_What to do_
Note each line of the entries that includes "need". Then copy those lines.

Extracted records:
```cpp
__global__ void __launch_bounds__(1024) k_n1_fused_finish(MbState *__restrict__ mbs, const N1Fused *__restrict__ fz,
                                                           unsigned long long *__restrict__ fcnt, const float *__restrict__ cbuf,
                                                           double thresh, const uint32_t *__restrict__ hv)
{
    __shared__ __attribute__((aligned(16))) uint32_t hist_[N1F_BINS];
    __shared__ __attribute__((aligned(16))) N1Sel S_;
    __shared__ __attribute__((aligned(16))) float hval_[N1H_MAX];
    __shared__ __attribute__((aligned(16))) uint32_t hwm_[N1H_MAX], hwb_[N1H_MAX], hsum_[2];
    LDS uint32_t *hist = (LDS uint32_t *)hist_;
    LDS N1Sel *S = (LDS N1Sel *)&S_;
    const int mb = blockIdx.x;
    const int tid = threadIdx.x;
    const MbState st = mbs[mb];
    const N1Fused f = fz[mb];
    const unsigned long long n_valid = fcnt[N1F_NCNT * mb], n_below = fcnt[N1F_NCNT * mb + 1], n_inner = fcnt[N1F_NCNT * mb + 2],
                             ovf = fcnt[N1F_NCNT * mb + 4];
    unsigned long long n_cm = fcnt[N1F_NCNT * mb + 3], n_cb = fcnt[N1F_NCNT * mb + 5];
    const uint32_t *hg = hv + (size_t)mb * N1H_WORDS;
    const int nh = (st.status == ADP_MB_OK && f.ok) ? (int)hg[N1H_NH] : 0;
    if (tid < 2) hsum_[tid] = 0;
    __syncthreads();
    if (tid < N1H_MAX) {
        float x = 0.f; uint32_t wm = 0, wb = 0;
        if (tid < nh) {
            x = key2f(hg[N1H_KEYS + tid]);
            const uint32_t c = hg[N1H_CNTS + tid];
            if (fabsf(x - f.med_s) < f.D0) wm = c; else wb = c;
            if (wm) atomicAdd(&hsum_[0], wm);
            if (wb) atomicAdd(&hsum_[1], wb);
        }
        hval_[tid] = x; hwm_[tid] = wm; hwb_[tid] = wb;
    }
    __syncthreads();
    if (tid < N1F_NCNT) fcnt[N1F_NCNT * mb + tid] = 0;
    if (st.status != ADP_MB_OK || !f.ok) return;
#ifdef N1F_DEBUG_PRINT
    if (tid == 0 && mb < 6) printf("mb %d nvalid %llu below %llu inner %llu n_cm %llu n_cb %llu ovf %llu med_s %.6f A0 %.6f A1 %.6f D0 %.6f D1 %.6f eps %.6f nh %d\n", mb, n_valid, n_below, n_inner, n_cm, n_cb, ovf, f.med_s, f.A0, f.A1, f.D0, f.D1, f.eps, nh);
#endif
    if (tid == 0) { atomicAdd(&g_dbg[5], 1ull); atomicAdd(&g_dbg[22], (unsigned long long)nh); atomicAdd(&g_dbg[23], (unsigned long long)hsum_[0] + hsum_[1]);
                    if (ovf) atomicAdd(&g_dbg[19], 1ull); if (n_cm > N1F_MCAP) atomicAdd(&g_dbg[18], 1ull); if (n_cb > N1F_BCAP) atomicAdd(&g_dbg[17], 1ull); }
    if (ovf || n_cm > N1F_MCAP || n_cb > N1F_BCAP || n_valid < 4) { if (tid == 0) atomicAdd(&g_dbg[6], 1ull); return; }
    const float *xm = cbuf + (size_t)mb * N1_CB_CAP;
    const float *xb = xm + N1F_MCAP;
    const uint32_t l_cm = (uint32_t)n_cm, l_cb = (uint32_t)n_cb;
    n_cm += hsum_[0]; n_cb += hsum_[1];
    const LDS float *hval = (const LDS float *)hval_;
    const LDS uint32_t *hwm = (const LDS uint32_t *)hwm_, *hwb = (const LDS uint32_t *)hwb_;
    const float med_s = f.med_s, D0 = f.D0, D1 = f.D1;
    const bool even = (n_valid & 1ull) == 0;
    const unsigned long long k = n_valid / 2;

    uint32_t kk = 0, kkm1 = 0, c_lo = 0, c_hi = 0;
    {
        const uint32_t ka = f2key(med_s + f.A0), kb = f2key(med_s + f.A1);
        const uint32_t klo = ka > 64u ? ka - 64u : 0u, khi = kb < 0xffffffffu - 64u ? kb + 64u : 0xffffffffu;
        const bool okm = n1f_select(hist, S, xm, l_cm, [](float x) { return f2key(x); }, klo, khi,
                                    [&](uint32_t) { return (k >= n_below && k - n_below < n_cm) ? (long long)(k - n_below) : -1ll; },
                                    even, &kk, &kkm1, &c_lo, &c_hi, nh, hval, hwm);
        if (!okm || c_lo || c_hi) { if (tid == 0) atomicAdd(&g_dbg[6], 1ull); return; }
    }
    float med = key2f(kk);
    if (even) med = (key2f(kkm1) + med) / 2.0f;

    const double delta = fabs((double)med - (double)med_s);
    const double tlo = ((double)D0 + delta) * (1.0 + 1e-12), thi = ((double)D1 - delta) * (1.0 - 1e-12);
    float vlo = (float)tlo; if ((double)vlo < tlo) vlo = __uint_as_float(__float_as_uint(vlo) + 1u);
    float vhi = (float)thi; if ((double)vhi > thi) vhi = __uint_as_float(__float_as_uint(vhi) - 1u);
    if (!(thi > 0.0) || !(vhi > vlo) || f2key(vhi) - f2key(vlo) < 2u) { if (tid == 0) atomicAdd(&g_dbg[7], 1ull); return; }
    {
        const bool okd = n1f_select(hist, S, xb, l_cb, [&](float x) { return f2key(fabsf(x - med)); }, f2key(vlo) + 1u,
                                    f2key(vhi) - 1u,
                                    [&](uint32_t clo) { unsigned long long cle = n_inner + clo; return k >= cle ? (long long)(k - cle) : -1ll; },
                                    even, &kk, &kkm1, &c_lo, &c_hi, nh, hval, hwb);
        if (!okd) { if (tid == 0) atomicAdd(&g_dbg[7], 1ull); return; }
    }
    float mad = key2f(kk);
    if (even) mad = (key2f(kkm1) + mad) / 2.0f;
    if (tid == 0) {
        mbs[mb].n_valid = n_valid;
        mbs[mb].med = med;
        mbs[mb].mad = mad;
        const double dmed = (double)med, dmad = (double)mad;
        mbs[mb].lo = (float)(dmed - dmad * thresh);
        mbs[mb].hi = (float)(dmed + dmad * thresh);
        if (mad == 0.0f) mbs[mb].status = ADP_MB_MAD_ZERO;
        mbs[mb].fused = 1;
    }
}
```

Before: 1.189 million.

## Split fused N1 finish into multi-block histogram and single-block pick kernels

Result: no change. 1.190 million, median of 3 (+0.1%).

```diff
diff --git a/adapted_amd/csrc/adapted_hip.hip b/adapted_amd/csrc/adapted_hip.hip
--- a/adapted_amd/csrc/adapted_hip.hip
+++ b/adapted_amd/csrc/adapted_hip.hip
@@ -509,8 +509,29 @@
         hipLaunchKernelGGL(k_n1_heavy_pick, pg, dim3(64), 0, st, mbs, fz, hvy, n_mb); }
         { Scope s(h, !profile ? nullptr : "k_n1_fused");
           hipLaunchKernelGGL(k_n1_fused<SIG>, hg, dim3(N1_THREADS), 0, st, dsig, n, m, T, minibatch, mbs, fz, fc, (float *)cb, hvy, tails); }
+        int fin_b = env_int("ADP_N1_FINISH_BLOCKS", 0);
+        if (fin_b <= 0) { fin_b = 768 / n_mb; if (fin_b < 4) fin_b = 4; if (fin_b > 32) fin_b = 32; }
+        if (fin_b > N1FIN_MAXB) fin_b = N1FIN_MAXB;
+        N1Fin *fin = nullptr;
+        uint32_t *fhist = nullptr;
+        if (fin_b > 1) {
+            const size_t fin_bytes = (((size_t)n_mb * sizeof(N1Fin) + 255) & ~(size_t)255), need = fin_bytes + (size_t)n_mb * N1F_BINS * 4;
+            if (need > h->n1fin.cap) {
+                ALLOCCHK(h->n1fin.ensure(need));
+                HIPCHK(hipMemsetAsync(h->n1fin.p, 0, h->n1fin.cap, st));
+            }
+            fin = h->n1fin.as<N1Fin>();
+            fhist = reinterpret_cast<uint32_t *>(h->n1fin.as<char>() + fin_bytes);
+        }
         { Scope s(h, !profile ? nullptr : "k_n1_fused_finish");
-          hipLaunchKernelGGL(k_n1_fused_finish, pg, dim3(1024), 0, st, mbs, fz, fc, (const float *)cb, thr, (const uint32_t *)hvy); }
+          if (fin_b <= 1)
+          hipLaunchKernelGGL(k_n1_fused_finish, pg, dim3(1024), 0, st, mbs, fz, fc, (const float *)cb, thr, (const uint32_t *)hvy);
+          else {
+              hipLaunchKernelGGL(k_n1_fin_hist<0>, dim3(fin_b, n_mb), dim3(1024), 0, st, mbs, fz, fc, (const float *)cb, (const uint32_t *)hvy, fin, fhist);
+              hipLaunchKernelGGL(k_n1_fin_pick<0>, pg, dim3(1024), 0, st, mbs, fz, fc, (const float *)cb, thr, (const uint32_t *)hvy, fin, fhist, fin_b);
+              hipLaunchKernelGGL(k_n1_fin_hist<1>, dim3(fin_b, n_mb), dim3(1024), 0, st, mbs, fz, fc, (const float *)cb, (const uint32_t *)hvy, fin, fhist);
+              hipLaunchKernelGGL(k_n1_fin_pick<1>, pg, dim3(1024), 0, st, mbs, fz, fc, (const float *)cb, thr, (const uint32_t *)hvy, fin, fhist, fin_b);
+          } }
     }
     if ((long long)minibatch * T >= fused_min && T >= 64 && bpm < 128) hg = dim3(128, n_mb);
     for (int mode = 0; mode < 2; mode++) {
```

_Solution to this exercise_
+            const size_t fin_bytes = (((size_t)n_mb * sizeof(N1Fin) + 255) & ~(size_t)255), need = fin_bytes + (size_t)n_mb * N1F_BINS * 4;
+            if (need > h->n1fin.cap) {
+                ALLOCCHK(h->n1fin.ensure(need));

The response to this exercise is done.